I’m working on an Apache Beam pipeline that converts images to TFrecords. So far it’s just converting the images into the format that’s required by the TF object detection API.
Now I’m wondering, how do I incorporate my existing pipeline in a TFX pipeline. I’m aware that TFX uses Beam. But can I just lift my pipeline straight into preprocessing_fn?
That is correct. Mentors are for answering student questions. But also, please understand:
Firstly, you are asking MLEP specialisation related questions from Deep Learning Specialisation mentors. They won’t be able to help you out as they are not familiar with its content.
Secondly, by tagging entire groups, yes, some will answer you, but others will start getting unwanted notifications.
Thirdly, our mentors are very dedicated when it comes to helping learners. You don’t have to tag them to get their attention. They all get number of queries everyday so sometimes they might not be able to answer some of the queries immediately, but they do answer when they find time.

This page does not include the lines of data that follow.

# legend-exp/dspeed

Measured on AMD Instinct MI355X. Metric: waveforms/sec, 4096-sample fp32 trap-energy chain, higher is better.
Workload: dtype f32; 1 GPU; 1000000 x 4096 float32 rows per GPU, fused bl_subtract->pole_zero(tau=1716.28)->trap_filter(625,188)->fixed_time_pickoff('l'); BASELINE configs[1]; rows_per_gpu=1000000, wf_len=4096, device= (gfx950:sramecc+:xnack-), entry=build_processing_chain, kernel=dsp_energy_rr_kernel, lds_bytes_per_wave=19696, waves_per_block=4, blocks=512

## Files before the change

### dspeed_amd/csrc/dsp_energy.hip

```cpp
#include <hip/hip_runtime.h>

#include "dsp_program.h"
#include "dsp_wave.h"

struct EnergyArgs {
    const void* wf;
    int64_t wf_stride;
    int32_t wf_offset;
    int32_t len;
    const float* bl;
    int64_t bl_stride;
    float bl_const;
    int32_t has_bl;
    const float* tp;
    int64_t tp_stride;
    float tp_const;
    int32_t mode;
    float* out;
    int64_t out_stride;
    double c;
    double rr, ll;
    int32_t tau_nan;
    int32_t all_nan;
    int32_t C, pitch;
// ... 258 lines not shown
                        if (t + 2 * G3 < C) fetch(a0, a1, a2, a3, t + 2 * G3);
                        body(b0, b1, b2, b3, t + G3);
                    }
                }
                PHASE(4)
                const double D = (double)y - (double)g;
                const double delta = wave_exscan_add(D) - (double)g;
                float w4[4];
#pragma unroll
                for (int k = 0; k < 4; ++k) {
                    const float v = (float)((double)capv[k] + delta);
                    w4[k] = cl[k] >= 0 ? readlane(v, cl[k]) : 0.0f;
                }
                int fc = 0;
                result = pickoff_eval(t_in, A.mode, len, w4, fc);
                if (fc) report(fc, row);
            }
        }
        if (lane == 0) A.out[row * A.out_stride] = result;
        wave_sync();
        PHASE(5)
    }
    if (stamps && lane == 0) {
#pragma unroll
        for (int i = 0; i < 6; ++i) atomicAdd(reinterpret_cast<unsigned long long*>(err + 4) + i, tsum[i]);
    }
}

struct EnergyPlan {
    int32_t shift[3][4];
    int32_t cs[3][4];
    int32_t local[3][4];
};

__device__ __attribute__((noinline)) double rr_decay(double tau) { return exp(-1.0 / tau); }
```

You can visit this page on Coursera, to look for who are the mentors for this course. You can ask them to help you out, but refrain from direct messaging them unless they ask you to.
I agree that your post has been unanswered for 6 days. We have given a nudge to the mentors to answer the pending queries. So hopefully soon either, one of the mentors or Chris will answer you back.

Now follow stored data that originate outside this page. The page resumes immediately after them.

extern "C" int cz_destroy(cz_handle h) {
    if (!h) return 0;
    (void)hipSetDevice(h->cfg.device_id);
    (void)hipStreamSynchronize(h->stream);
    if (h->comm && h->rccl) {
        typedef int (*destroy_t)(void *);
        destroy_t f = (destroy_t)dlsym(h->rccl, "ncclCommDestroy");
        if (f) f(h->comm);
    }
    void *ptrs[] = {h->d_codes_stage, h->d_spawn_tables, h->d_gen_tables, h->d_reset_words, h->d_reset_refused, h->d_restore_refused, h->d_tasks_refused, h->d_goal, h->d_dump, h->d_lut, h->d_sprites, h->d_state, h->d_lay_block, h->d_lay_desc, h->d_lay_rank, h->d_partner, h->d_recipes, h->d_stat_u, h->d_stat_f, h->d_ep_seen, h->d_ep_blocks, h->d_stats_out, h->d_stats_part,
                    h->d_actions, h->d_obs, h->d_small, h->d_gather};
    for (void *p : ptrs)
        if (p) (void)hipFree(p);
    for (auto &r : h->ring_graphs)
        if (r.ge) (void)hipGraphExecDestroy(r.ge);
    if (h->copy_stream) { (void)hipStreamSynchronize(h->copy_stream); (void)hipStreamDestroy(h->copy_stream); }
    if (h->ev_copy_done) (void)hipEventDestroy(h->ev_copy_done);
    if (h->ev_steps_issued) (void)hipEventDestroy(h->ev_steps_issued);
    if (h->ev_main_copy_done) (void)hipEventDestroy(h->ev_main_copy_done);
    if (h->h_lay_stage) (void)hipHostFree(h->h_lay_stage);
    if (h->rank_stream) { (void)hipStreamSynchronize(h->rank_stream); (void)hipStreamDestroy(h->rank_stream); }
    if (h->ev_rank_done) (void)hipEventDestroy(h->ev_rank_done);
    if (h->h_rank_stage) (void)hipHostFree(h->h_rank_stage);
    if (h->h_stage) (void)hipHostFree(h->h_stage);
    if (h->h_small) (void)hipHostFree(h->h_small);
    if (h->h_marks) (void)hipHostFree(h->h_marks);
    for (hipEvent_t e : h->kev) (void)hipEventDestroy(e);
    if (h->ev0) (void)hipEventDestroy(h->ev0);
    if (h->ev1) (void)hipEventDestroy(h->ev1);
    if (h->own_stream) (void)hipStreamDestroy(h->own_stream);
    delete h;
    return 0;
}

extern "C" int cz_set_stream(cz_handle h, void *hip_stream) {
    if (!h) return fail(nullptr, "null handle");
    HIPCHK(h, hipSetDevice(h->cfg.device_id));
    HIPCHK(h, hipStreamSynchronize(h->stream));
    h->stream = hip_stream ? (hipStream_t)hip_stream : h->own_stream;
    h->tables_version++;
    return 0;
}
extern "C" int cz_set_spawn(cz_handle h, double despawn_rate, double respawn_rate, int32_t grace_period, uint64_t seed,
                            int32_t n_levels, const uint8_t *level_of_layout, int32_t stride, const uint8_t *spawn_x, const int32_t *n_x,
                            const uint8_t *spawn_y, const int32_t *n_y) {
// ... 505 lines not shown
        if (c.obs) return "float32 observation rows are switched on (cz_set_f32_output): pass d_obs = NULL, or switch them off "
                          "with cz_set_f32_output(h, NULL) to get float64 rows";
    }
    form = obs32 ? OBS_F32 : codes ? OBS_CODES : OBS_F64;
    P = h->P;
    P.actions = c.actions; P.obs = c.obs; P.rewards = c.rewards; P.term = c.term; P.trunc = c.trunc; P.marks_out = c.marks;
    P.T = c.T; P.seed = c.seed; P.step0 = c.step0;
    if (obs32) P.obs32 = obs32; else P.codes = codes;
    return nullptr;
}

static hipError_t choose_step(cz_handle h, const Params &P, bool fused, ObsForm form, StepChoice &c) {
    c.lean = false;
    c.cfg = -1;
    if (fused && form == OBS_F32) c.mode = P.actions ? ROLLOUT_ACTIONS_F32 : ROLLOUT_F32;
    else if (fused) c.mode = P.actions ? ROLLOUT_ACTIONS : form != OBS_CODES ? ROLLOUT : P.obs ? ROLLOUT_CODES : ROLLOUT_CODES_ONLY;
    else c.mode = form == OBS_F32 ? STEP_F32 : form == OBS_CODES ? STEP_CODES : STEP;
    if (c.mode == STEP)
        c.lean = h->lean_enabled && h->kl.has_lean && P.obs && !P.marks_out && !P.wide && !(P.auto_reset & 2) && P.F <= 128 * OBS_PAIRS && P.wt == 1;
    if (c.lean && h->lean_cfg_enabled) c.cfg = lean_cfg_of(P);
    return !fused && !P.actions ? hipErrorInvalidValue : hipSuccess;
}

static int launch_step(cz_handle h, const StepCall &call) {
    if ((h->P.auto_reset & 2) && h->spawn_layouts != h->n_layouts)
        return fail(h, "despawn / respawn is on, but the layout pool was reloaded since cz_set_spawn (now %d layouts): call cz_set_spawn "
                       "again (it maps every layout to the level whose spawn areas it uses)", h->n_layouts);
    const hipStream_t stream = h->stream;
    const bool fused = call.fused;
    Params P;
    ObsForm form;
    if (const char *refused = resolve_step(h, call, P, form)) return fail(h, "%s", refused);
    const bool f32 = form == OBS_F32;
    const size_t obs_bytes = (size_t)P.N * P.A * P.F * (f32 ? 4 : 8);
    if (!fused) P.wt = obs_bytes > ((size_t)224 << 20) ? 2 : P.N <= 10240 ? 1 : 0;
    else P.wt = (obs_bytes > ((size_t)224 << 20) && (size_t)P.F * (f32 ? 4 : 8) >= 4096) ? 2 : 0;
    if (h->wt_override >= 0) P.wt = h->wt_override;
    if (!fused) {
        if (!P.rewards) P.rewards = (double *)h->d_dump;
        if (!P.term) P.term = (uint8_t *)h->d_dump;
        if (!P.trunc) P.trunc = (uint8_t *)h->d_dump;
    }
#ifdef CZ_TIMELINE
    P.timeline = (h->tl_base && h->tl_cap > 0) ? h->tl_base + (size_t)(h->tl_count++ % h->tl_cap) * (size_t)P.N * 2 : nullptr;
#endif
    hipEvent_t e0 = nullptr, e1 = nullptr;
    if (h->ktime && caller_capturing(h)) return fail(h, "kernel timing (cz_kernel_time_reset) cannot run inside a stream capture of the caller");
    if (h->ktime) {
        while (h->kev.size() < h->kev_used + 2) {
            hipEvent_t e;
            HIPCHK(h, hipEventCreate(&e));
            h->kev.push_back(e);
        }
        e0 = h->kev[h->kev_used]; e1 = h->kev[h->kev_used + 1];
        h->kev_used += 2;
        HIPCHK(h, hipEventRecord(e0, stream));
    }
    StepChoice choice;
    const hipError_t chosen = choose_step(h, P, fused, form, choice);
    h->last_step_lean = choice.lean ? 1 : 0;
    h->last_step_mode = choice.mode;
    h->last_step_variant = !choice.lean ? -1 : choice.cfg < 0 ? 0 : (0x100 | P.R | (P.end_all << 4) | (P.walk_touches << 5));
    HIPCHK(h, chosen);
    HIPCHK(h, h->kl.step(P, stream, choice));
    if (h->ktime) HIPCHK(h, hipEventRecord(e1, stream));
    return 0;
}
extern "C" int cz_reset(cz_handle h, int64_t b, int64_t c, const int32_t *layout_ids, const uint8_t *recipe_ids,
                        const uint32_t *pool_words, double *obs) {
    if (ready(h) || check_range(h, b, c)) return 1;
    if (c == 0) return 0;
    if (!layout_ids || !recipe_ids) return fail(h, "cz_reset: null argument");
    HIPCHK(h, hipSetDevice(h->cfg.device_id));
    std::vector<uint32_t> pools((size_t)c, 0u);
    for (int64_t i = 0; i < c; ++i) {
        if (layout_ids[i] < 0 || layout_ids[i] >= h->n_layouts) return fail(h, "cz_reset: layout id %d out of range", layout_ids[i]);
        for (int r = 0; r < h->P.R; ++r)
            if (recipe_ids[i * 4 + r] >= h->n_recipes) return fail(h, "cz_reset: recipe id %d out of range", recipe_ids[i * 4 + r]);
        if (pool_words) {
            uint32_t base = pool_words[i] & 0xFFFFu, count = pool_words[i] >> 16;
            if (count && (int)(base + count) > h->n_layouts) return fail(h, "cz_reset: layout pool slice [%u,%u) out of range", base, base + count);
            pools[(size_t)i] = pool_words[i];
        }
    }
    int32_t *const d_lay = h->d_reset_words;
    uint32_t *const d_rec = (uint32_t *)h->d_reset_words + h->P.N, *const d_pool = (uint32_t *)h->d_reset_words + 2 * (size_t)h->P.N;
    HIPCHK(h, hipMemcpyAsync(d_lay, layout_ids, (size_t)c * 4, hipMemcpyHostToDevice, h->stream));
// ... 378 lines not shown
extern "C" int cz_diag_read_layout_pool(cz_handle h, int32_t first, int32_t count, uint32_t *records, uint32_t *desc) {
    if (ready(h)) return 1;
    if (!h->d_lay_init || !h->d_lay_desc) return fail(h, "cz_diag_read_layout_pool: no layout pool loaded");
    if (first < 0 || count < 0 || (int64_t)first + count > h->n_layouts)
        return fail(h, "cz_diag_read_layout_pool: slots [%d, %d) outside the resident pool of %d layouts", first, first + count, h->n_layouts);
    if (count == 0) return 0;
    if (set_device(h)) return 1;
    HIPCHK(h, hipStreamSynchronize(h->stream));
    if (records)
        HIPCHK(h, hipMemcpy(records, h->d_lay_init + (size_t)first * h->P.RW, (size_t)count * h->P.RW * 4, hipMemcpyDeviceToHost));
    if (desc)
        HIPCHK(h, hipMemcpy(desc, h->d_lay_desc + (size_t)first * h->P.F, (size_t)count * h->P.F * 4, hipMemcpyDeviceToHost));
    return 0;
}
extern "C" int cz_obs_table(cz_handle h, double *table) {
    if (!h || !table) return fail(h, "cz_obs_table: null argument");
    memcpy(table, h->obs_table, sizeof h->obs_table);
    return 0;
}
extern "C" const void *cz_obs_table_device(cz_handle h) { return h ? (const void *)h->d_lut : nullptr; }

I’d have loved to help you out, but I’m also unfamiliar with this content.
Hi @smedegaard ! Maybe we can resolve this starting from ExampleGen / start of your pipeline. What would be your input there? Do you have a CSV that contains the image paths, bounding boxes, etc… Or do you have TFRecords already that contain the images? Maybe you can upload some code so we can see the problem more clearly.
luckily I can reuse a lot of the code from my Beam pipeline.

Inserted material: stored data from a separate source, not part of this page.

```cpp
void vec_set(hipStream_t s, int n, double *y, double v) { NSK_EW(n, [=] __device__(int i) { y[i] = v; }); }
void vec_copy(hipStream_t s, int n, const double *x, double *y) { NSK_EW(n, [=] __device__(int i) { y[i] = x[i]; }); }
void vec_equ(hipStream_t s, int n, SRef a, const double *x, double *y) {
  NSK_EW(n, [=] __device__(int i) { y[i] = sval(a) * x[i]; });
}
void vec_axpy(hipStream_t s, int n, SRef a, const double *x, double *y) {
  NSK_EW(n, [=] __device__(int i) { y[i] += sval(a) * x[i]; });
}
void vec_sadd(hipStream_t s, int n, SRef sc, SRef a, const double *x, double *y) {
  NSK_EW(n, [=] __device__(int i) { y[i] = sval(sc) * y[i] + sval(a) * x[i]; });
}
void vec_axpy2(hipStream_t s, int n, SRef a, const double *x, SRef b, const double *z, double *y) {
  NSK_EW(n, [=] __device__(int i) { y[i] += sval(a) * x[i] + sval(b) * z[i]; });
}
void vec_scale(hipStream_t s, int n, SRef a, double *y) { NSK_EW(n, [=] __device__(int i) { y[i] *= sval(a); }); }
void vec_mul(hipStream_t s, int n, const double *d, double *y) { NSK_EW(n, [=] __device__(int i) { y[i] *= d[i]; }); }
void vec_submul(hipStream_t s, int n, const double *d, const double *x, double *y) {
  NSK_EW(n, [=] __device__(int i) { y[i] -= d[i] * x[i]; });
}
void vec_sub_then_mul(hipStream_t s, int n, const double *x, const double *d, double *y) {
  NSK_EW(n, [=] __device__(int i) { y[i] = (y[i] - x[i]) * d[i]; });
}
void vec_recip(hipStream_t s, int n, const double *x, double *y) {
  NSK_EW(n, [=] __device__(int i) { y[i] = 1.0 / x[i]; });
}
void vec_cheby_step(hipStream_t s, int n, double c1, double c2, const double *dinv, const double *r, double *w,
                    double *x, int set_x) {
  NSK_EW(n, [=] __device__(int i) {
    const double wi = (c1 != 0.0 ? c1 * w[i] : 0.0) + c2 * dinv[i] * r[i];
    w[i] = wi;
    x[i] = set_x ? wi : x[i] + wi;
  });
}

__global__ __launch_bounds__(BLK) void dense_mv_kernel(int n, const double *__restrict__ M, const double *__restrict__ b,
                                                       double *__restrict__ x) {
  const int row = (int)(blockIdx.x * (BLK / 64) + threadIdx.x / 64), lane = threadIdx.x % 64;
  double sum = 0.0;
  if (row < n)
    for (int j = lane; j < n; j += 64) sum += M[(size_t)row * n + j] * b[j];
  sum = subwave_sum<64>(sum);
  if (row < n && lane == 0) x[row] = sum;
}
void dense_mv(hipStream_t s, int n, const double *M, const double *b, double *x) {
  if (n <= 0) return;
// ... 593 lines not shown
```

### navier_stokes_solver_amd/csrc/nsk_precond.cpp

```cpp
#include <algorithm>
#include <exception>
#include <thread>

#include <omp.h>
#include "nsk_handle.hpp"

void H::schur_symbolic() {
  Csr &B = blk[NSK_BLK_B], &Bt = blk[NSK_BLK_BT], &Btg = blk[NSK_BLK_BT_GHOST], &S = blk[NSK_BLK_S];
  if (!Bt.present) throw Error(-41, "aSIMPLE needs block (0,1)");
  if (sp[0].ng > 0 && !Btg.present) throw Error(-42, "aSIMPLE on several ranks needs NSK_BLK_BT_GHOST");
  const int np = B.n_rows, ncols = sp[1].n + sp[1].ng;
  bool on_device = !tS.host_analysis && sp[0].ng == 0 && sp[1].ng == 0 && B.n_cols == Bt.n_rows && np > 0;
  DBuf<int> rp_d, col_d;
  int64_t nnz_s = 0;
  if (on_device) {
    try {
      nnz_s = device_product_pattern(&ctx, B, Bt, rp_d, col_d);
    } catch (const Error &e) {
      if (verbose()) fprintf(stderr, "[nsk] Schur pattern on the device: %s — host loop instead\n", e.what());
      on_device = false;
    }
  }
  if (on_device) {
    S.n_rows = np;
// ... 239 lines not shown
  const DVec su = ub(src.own), spv = pb(src.own);
  const int nu = n_u(), np = n_p();
  MatVec A_F = [&](const DVec &x, double *y) { spmv_halo(F, 0, x, y); };
  PrecVmult P_F = [&](DVec &d, const DVec &r) {
    if (amg_active) { amg_ready(); amgF.apply(r.own, d.own); }
    else tri_apply_sampled(tF, 20, r.own, d.own);
  };
  PrecVmult P_P = [&](DVec &d, const DVec &r) { tri_apply_sampled(*tP, 21, r.own, d.own); };
  const SlotLease sl(ctx, 4);
  auto norm_of = [&](const double *v, int n) { ctx.norm2(n, v, sl); return ctx.read_slots(sl + 1, 1)[0]; };

  if (prec_type == 0 || prec_type == 1) {
    Csr &Mp = blk[NSK_BLK_MP];
    MatVec A_M = [&](const DVec &x, double *y) { spmv_halo(Mp, 1, x, y); };
    int max_u, max_p;
    double tol_u, tol_p;
    if (prec_type == 0) {
      if (variant == 0) { max_u = 100001; max_p = 100000; tol_u = 1e-1 * norm_of(su.own, nu); tol_p = 1e-1 * norm_of(spv.own, np); }
      else { max_u = max_p = 1000; tol_u = tol_p = 1e-1; }
    } else {
      if (variant == 0) { max_u = 10000001; max_p = 100000; tol_u = 1e-2 * norm_of(su.own, nu); tol_p = 1e-2 * norm_of(spv.own, np); }
      else { max_u = 2000001; max_p = 2000000; tol_u = 1e-4 * norm_of(su.own, nu); tol_p = 1e-5 * norm_of(spv.own, np); }
    }
    SolverControl cu(max_u, tol_u), cp(max_p, tol_p);
    try {
      SolverFGMRES sv(ctx, pool_u, cu);
      inner_fgmres_options(sv);
      sv.solve(A_F, du, su, P_F);
      inner_u += cu.last_step();
      if (prec_type == 0) {
        SolverCG sc(ctx, pool_p, cp);
        sc.fused = cg_fused;
        sc.solve(A_M, dp, spv, P_P);
      } else {
        halo(0, du);
        spmv_nohalo(B, du, tmp_p, 2, spv.own);
        DVec tp = pool_p.view(tmp_p);
        SolverCG sc(ctx, pool_p, cp);
        sc.fused = cg_fused;
        sc.solve(A_M, dp, tp, P_P);
      }
      inner_p += cp.last_step();
    } catch (NoConvergence &e) {
      throw NoConvergence(3, e.last_step, e.last_residual);
    }
    return;
  }
  if (variant == 0) {
    Csr &S = blk[NSK_BLK_S];
    MatVec A_S = [&](const DVec &x, double *y) { spmv_halo(S, 1, x, y); };
    try {
      SolverControl cF(100000, 1e-1 * norm_of(su.own, nu));
      SolverFGMRES sF(ctx, pool_u, cF);
      inner_fgmres_options(sF);
      sF.solve(A_F, du, su, P_F);
      inner_u += cF.last_step();
      halo(0, du);
      spmv_nohalo(B, du, tmp_p, 2, spv.own);
      SolverControl cS(100000, 1e-1 * norm_of(tmp_p, np));
      SolverCG sS(ctx, pool_p, cS);
      sS.fused = cg_fused;
      DVec dlt = pool_p.view(delta_p), tp = pool_p.view(tmp_p);
      sS.solve(A_S, dlt, tp, P_P);
      inner_p += cS.last_step();
    } catch (NoConvergence &e) {
      throw NoConvergence(3, e.last_step, e.last_residual);
    }
    vec_scale(s(), np, sref(alpha), delta_p);
    DVec dlt = pool_p.view(delta_p);
    halo(1, dlt);
    spmv_nohalo(Bt, dlt, tmp_u, 0);
    vec_submul(s(), nu, Dinv, tmp_u, du.own);
    vec_copy(s(), np, delta_p, dp.own);
    return;
  }
  tri_apply_sampled(tF, 20, su.own, du.own);
  halo(0, du);
  spmv_nohalo(B, du, tmp_p, 1, spv.own);
  tri_apply_sampled(*tP, 21, tmp_p, dp.own);
  vec_scale(s(), np, sref(1.0 / alpha), dp.own);
  halo(1, dp);
  Csr &BT = Bt;
  if (BT.blk_ok && use_stream && use_bsr && BT.blk_R == 2 && BT.blk_C == 1) {
    nsk::spmv_blk_stream(s(), BT.blk_view(), 2, 1, BT.blk_rowblk.p, BT.blk_nblk, dp.own, dp.ghost, du.own, D, Dinv);
    ++ctx.st.spmv_calls;
    ctx.st.spmv_bytes += (double)BT.spmv_bytes() + 24.0 * nu;
  } else {
    vec_mul(s(), nu, D, du.own);
    spmv_nohalo(Bt, dp, tmp_u, 0);
    vec_sub_then_mul(s(), nu, tmp_u, Dinv, du.own);
  }
}

int H::solve_once(int solver, double tol, int max_iter, int *iters, double *final_res) {
  SolverControl control(max_iter, tol);
  control.progress_step = &progress_step;
  control.progress_value = &progress_value;
  history.clear();
  control.history = &history;
  control.cancel = &cancel;
  MatVec A = [&](const DVec &x, double *y) { jacobian_vmult(x, y); };
  PrecVmult P = [&](DVec &d, const DVec &r) { prec_vmult(d, r); };
  DVec x = bb(x_b);
  const DVec b = bb(rhs_b);
  int rc = 0;
  const int slot_mark = ctx.slot_top;
  SolverFGMRES::Pending left_over;
  struct Keep {
    H &h; SolverFGMRES::Pending &p;
    ~Keep() { if (p.v) { h.drop_pending(); h.pending = p; } }
  } keep{*this, left_over};
  try {
    if (solver == 0) { SolverGMRES sv(ctx, pool_b, control); sv.solve(A, x, b, P); }
    else if (solver == 1) {
      SolverFGMRES sv(ctx, pool_b, control);
      sv.fused_gs = outer_fused_gs ? 1 : 0;
      if (skip_unused) {
        const bool asimple = prec_type == 2;
        sv.skip_unused = asimple && variant != 0 ? SolverFGMRES::stateless : SolverFGMRES::defer;
        if (asimple && variant == 0) sv.pending = &left_over;
      }
      sv.solve(A, x, b, P);
    }
    else { SolverBicgstab sv(ctx, pool_b, control); sv.solve(A, x, b, P); }
  } catch (NoConvergence &e) {
    rc = e.code;
  }
  ctx.slot_top = slot_mark;
  ctx.sync();
  check_sync_free();
  outer_iters += control.last_step();
  if (iters) *iters = control.last_step();
  if (final_res) *final_res = control.last_value();
  return rc;
}
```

An alternative might be to feed all raw images to my Beam pipeline first, and then feed the TFRecords to TFX. But this would create problems if I wanted to deploy the model on a edge device, I guess?
I would be very happy if you can confirm or deny these assumptions.
Hi Anders! Thank you for the info! Please give me some time to go through them. We are currently busy with some tasks on the backend but rest assured that I have this thread bookmarked for review. At first glance though, I think you’re right and the best approach is to create a custom component so you can make the transformations work properly even on edge devices. But let’s see. Will get back to you.
Hi Anders! Sorry if it’s taking a while. We still have our hands full but I think the load would be lighter on Monday and I can look at your problem more closely. I’ve been practicing TFX lately too and hopefully, some of the concepts can also be applied here. Again, sorry for the delay and will catch up next week!
Hi Anders! Just letting you know I didn’t forget about this. Was supposed to look at it earlier but power went down for quite a while. I’ll give it a shot tomorrow. Thanks.
I think for your application, the main thing you’ll need outside of the standard TFX components is the component to load the raw images from disk (i.e. the one done by your get_image_content() function). So you can pack that together with the image dimensions and labels into tf.Examples() then serialize them to TFRecords before feeding to ExampleGen. I think that’s what you’re already doing.
Maybe you can simplify that initial step and just use the raw image bytes and annotations in those TFRecords. All the reshaping, padding, changing datatypes, etc… can be handled in the Transform component (just like the Course 2 W4 ungraded lab with CIFAR10). That way, the transformation graph can be exported with the model and you will just need the raw input during inference. If you’re enrolled in Course 3, you might pick up some tips on the Transform and Trainer components with the TFX-related labs in W1 and W4.